Aux côtés des deux Étoiles, réunies avec charme, comme un modèle de transmission générationnelle, le ballet de Noureev a le mérite de solliciter tous les danseurs de l’Institution : jeunes apprentis de l’Ecole de danse (les enfants agités devant le théâtre de marionnettes et sous le sapin immense ; peuple des rats paraissant au début du rêve de Clara…) ; sans compter le Corps de ballet très sollicité (24 danseuses en tutu enneigés, puis 12 couples pour le Finale) : on note ici et là des défaillance de synchro, des pas incertains, des ports de mains qui sont négligés… en réalité vétilles.
Qu’importe, ailleurs, dans la série des tableaux enchanteurs qui forment le songe de Clara, l’élégance efface toute réserve face au pas de deux des danseurs arabes : le Premier danseur (depuis 2022) Jérémy-Loup Quer y éblouit par sa prestance longiligne, sa souplesse et son naturel, sa grâce qui perce et atteint un absolu visuel… prochaine Étoile ? Pour nous c’est une évidence, car il balaie par sa présence tous ses partenaires…
Jérémy-Loup Quer, en danseur arabe
La suite des tableaux collectifs éblouit toujours autant, – musique flamboyante et raffinée de Tchaikovsky à l’appui : ainsi se concrétise le rêve de Clara endormie, son Casse-noisette dans les bras, selon les didascalies de Noureev. En réalité le ballet de circa 1h40 ne rend pas compte de la fabuleuse épopée de Clara / Marie dans le texte originel de ETA Hofmann, sa quête de la clé qui lui ouvrira l’oeuf magique et musical offert la veille de Noël par son parrain Drosselmeyer ; la découverte des quatre royaumes, les manigances de la fée Dragée,… autant d’épisodes que l’on retrouve dans le 2è acte et qui en explique l’étonnante diversité narrative. Du reste superbement mis en musique par Piotr Illiytch, orfèvre narrateur… La Valse des fleurs enchante dans un trio percutant ; même la Pastorale Louis XV déploie style et costumes justes qui renvoient à la délicatesse des porcelaine de Saxe XVIIIè. Noureev connaît son affaire et ses choix visuels, la conception des ensembles prend en compte la péripétie originelle.

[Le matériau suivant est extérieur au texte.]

# yuki-koyama/sequential-line-search

Hardware: AMD Instinct MI355X
Metric: GP-fit+acq-max step time (ms) and candidate-evals/sec at N=8192 D=64 (higher is better)
Workload: dtype f64

## Files before the change

### sequential-line-search_amd/csrc/capi.hip

```cpp
#include <cstddef>
#include <cstring>
#include <algorithm>
#include <cmath>
#include <cstdlib>
#include <cstring>
#include <atomic>
#include <map>
#include <memory>
#include <condition_variable>
#include <mutex>
#include <shared_mutex>

#include "common.hpp"
#include "kernels.hpp"
#include "lbfgs_driver.hpp"

using namespace slsk;


namespace slsk {
static thread_local char g_err[512] = "";
void set_error(const char* fmt, ...) {
    va_list ap;
    va_start(ap, fmt);
// ... 322 lines not shown
    if (launches) *launches = it == ctx->prof.end() ? 0 : it->second.launches;
    return SLS_OK;
}

static void h2d(sls_ctx* c, double* dst, const double* src, size_t n) {
    SLS_HIP(hipMemcpyAsync(dst, src, n * sizeof(double), hipMemcpyHostToDevice, c->stream));
}
static void d2h(sls_ctx* c, double* dst, const double* src, size_t n) {
    SLS_HIP(hipMemcpyAsync(dst, src, n * sizeof(double), hipMemcpyDeviceToHost, c->stream));
}
static void sync(sls_ctx* c) { SLS_HIP(hipStreamSynchronize(c->stream)); }
static const size_t IO_STAGE_MAX = (size_t)4 << 20;

static void check_theta(const double* theta, int D) {
    SLS_REQUIRE(theta != nullptr, "theta is NULL");
    SLS_REQUIRE(theta[0] > 0.0, "theta[0] (signal variance) must be positive");
    for (int d = 0; d < D; ++d) SLS_REQUIRE(theta[1 + d] > 0.0, "length scale %d must be positive", d);
}

static void d2h_matrix(sls_ctx* c, double* dst, const double* src, int N, int Np) {
    SLS_HIP(hipMemcpy2DAsync(dst, (size_t)N * 8, src, (size_t)Np * 8, (size_t)N * 8, N, hipMemcpyDeviceToHost, c->stream));
}
static void h2d_matrix(sls_ctx* c, double* dst, const double* src, int N, int Np) {
    SLS_HIP(hipMemcpy2DAsync(dst, (size_t)Np * 8, src, (size_t)N * 8, (size_t)N * 8, N, hipMemcpyHostToDevice, c->stream));
}

struct sls_gp {
    sls_ctx* ctx = nullptr;
    int D = 0, N = 0, Np = 0, Dp = 0, Dcols = 0, kernel = 0;
    double a = 0, b = 0;
    std::vector<double> theta, Xh, yh;
    std::vector<double> il_h, ypad_h;
    bool host_stale = false;
    DBuf X, y, inv_ell, XT, XaT, nx, L, Linv, Kinv, U, alpha, tvec, mu_data, scal, gemv_part, idx_buf;
    const double* linv_clean_p = nullptr;
    int linv_clean_np = 0;
    long* d_idx = nullptr;
    HostBuf sum;
    int best_index = 0;
    double mu_best = 0, logdet = 0;
    DBuf Ks, Cs, P, Vs, parts, Gs, Gm, Gpart, XsT, ns, raw, outv;
    int ws_chunk = 0;
    DBuf pair_mu, pair_sg, pair_dmu, pair_dsg;
    LbfgsWs lb;
    DBuf eubo_Ks, eubo_Cs, eubo_XsT, eubo_ns, eubo_parts, eubo_Gs, eubo_Gm, eubo_Kd;
    int eubo_chunk = 0, eubo_np = 0;
    HostBuf eubo_best;
    int sigma_mode = 0;
    long generation = 0;
    long stat_issued = 0, stat_cap = 0;
    int stat_rounds = 0, stat_live_end = 0;
    HostBuf zc;
    HostBuf io;
    double* io_stage(size_t doubles) {
        if (io.host && doubles * 8 > io.bytes) (void)hipStreamSynchronize(ctx->stream);
        io.ensure(ctx, doubles * 8, false);
        return io.host;
    }
    std::shared_mutex state_mtx;
};

static bool gp_fit_small_ok(const sls_gp* g) {
    if (g->N > NLL_SMALL_MAX_N || g->Np != 128 || g->D > 128) return false;
    return tune_on(TUNE_FIT_SMALL);
}

static std::atomic<long> g_gp_generation{0};
static void gp_fit_device(sls_gp* g) {
    g->generation = ++g_gp_generation;
    sls_ctx* c = g->ctx;
    const int N = g->N, Np = g->Np, D = g->D;
    if (gp_fit_small_ok(g)) {
        GpFitSmallArgs f;
        f.X = g->X.p; f.y = g->y.p; f.inv_ell = g->inv_ell.p;
        f.D = D; f.N = N; f.Dcols = g->Dcols; f.a = g->a; f.b = g->b;
        f.XT = g->XT.p; f.nx = g->nx.p; f.XaT = g->XaT.p; f.L = g->L.p; f.Linv = g->Linv.p; f.U = g->U.p; f.Kinv = g->Kinv.p;
        f.alpha = g->alpha.p; f.mu_data = g->mu_data.p; f.scal = g->scal.p; f.d_idx = g->d_idx; f.info = c->d_info;
        f.summary = g->sum.dev;
        f.x_lds = tune_on(TUNE_SMALL_XLDS) ? 1 : 0;
        SLS_HIP(hipMemsetAsync(c->d_info, 0, 64, c->stream));
        ProfScope ps(c, "fit_small");
        launch_gp_fit_small(c->stream, g->kernel, f);
        return;
    }
    KernelSpec ks{g->kernel, g->a};
    {
        ProfScope ps(c, "gram");
        launch_prep_points(c->stream, g->X.p, D, N, g->inv_ell.p, g->XT.p, Np, Np, g->Dcols, g->nx.p);
        launch_gram_sym(c->stream, g->XT.p, Np, g->Dp, g->nx.p, Np, N, ks, g->b, g->L.p, true);
    }
    SLS_HIP(hipMemsetAsync(c->d_info, 0, 64, c->stream));
    if (g->linv_clean_p != g->Linv.p || g->linv_clean_np != Np) {
        launch_fill(c->stream, g->Linv.p, (long)Np * Np, 0.0);
        g->linv_clean_p = g->Linv.p;
        g->linv_clean_np = Np;
    }
    c->potrf_tick_rearm();
    int* df_sync = c->potrf_df_sync(Np);
    if (potri_fused_applies(Np, df_sync != nullptr)) {
        ProfScope ps(c, "potri");
        if (!launch_potri(c->stream, g->L.p, Np, g->Linv.p, g->U.p, g->Kinv.p, c->d_info, df_sync))
            ps.rename("potrf+trtri+lauum");
    } else {
        {
            ProfScope ps(c, "potrf");
            launch_potrf(c->stream, g->L.p, Np, g->Linv.p, c->d_info, 0, df_sync);
        }
        {
            ProfScope ps(c, "trtri");
            launch_trtri(c->stream, g->L.p, Np, g->Linv.p, g->Kinv.p, g->U.p);
        }
        {
            ProfScope ps(c, "lauum");
            launch_lauum(c->stream, g->U.p, Np, g->Kinv.p);
        }
    }
    launch_gemv_n(c->stream, g->Linv.p, Np, g->y.p, g->tvec.p, g->gemv_part.p, true);
    launch_gemv_t(c->stream, g->Linv.p, Np, g->tvec.p, g->alpha.p, true);
    launch_scale_rows(c->stream, g->XT.p, g->alpha.p, g->XaT.p, Np, Np, g->Dcols);
    if (g->sigma_mode == 1) launch_transpose_full(c->stream, g->Linv.p, g->U.p, Np);
    launch_fit_summary(c->stream, g->y.p, g->alpha.p, g->b, N, g->mu_data.p, g->L.p, Np, c->d_info, g->scal.p, g->d_idx, g->sum.dev);
}
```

Contre certains qui fustigent une chorégraphie « dépassée », poussiéreuse, de surcroît « suspecte », en particulier dans la pseudo relation du vieux Drosselmeyer avec la jeune Clara, la part du rêve, la conception globale de Noureev qui permet à tous les éléments du Ballet de l’Opéra de Paris de participer (Étoiles, Premiers danseurs, Sujets, Coryphées, Quadrilles, …et les plus jeunes écoliers) demeure un modèle inégalé de spectacle équilibré et contrasté. Que Drosselmeyer caresse le visage rassuré de Clara en fin d’action, quand après les séquences du rêve, la scène a retrouvé la réalité de Noël en famille, – que faut-il y voir en effet ? N’est ce pas un geste de tendresse ? ; celui d’un vieux magicien attendri, qui le temps d’une soirée aura exaucé les vœux d’une jeune fille à qui les poupées et autres parures conformes, ne convenaient plus. De Clara / Marie, le ballet de Noureev souligne l’ardent désir d’émancipation, la volonté de vivre des aventures épiques, l’imaginaire de fait délirant mais fabuleux qui convoque des personnages fantastiques (dont les jouets qui s’animent). Ceux du génial ETA Hoffmann dont il faut relire le conte de 1816 pour en retrouver les véritables enjeux dramatiques et poétiques. L’Opéra de Paris sera bien avisé de ne pas céder aux sirènes wokistes de tout bord dont les raccourcis discutables ne doivent en rien nous déposséder de ballets aussi riches et oniriques que ce Casse-Noisette chorégraphié par le légendaire Noureev.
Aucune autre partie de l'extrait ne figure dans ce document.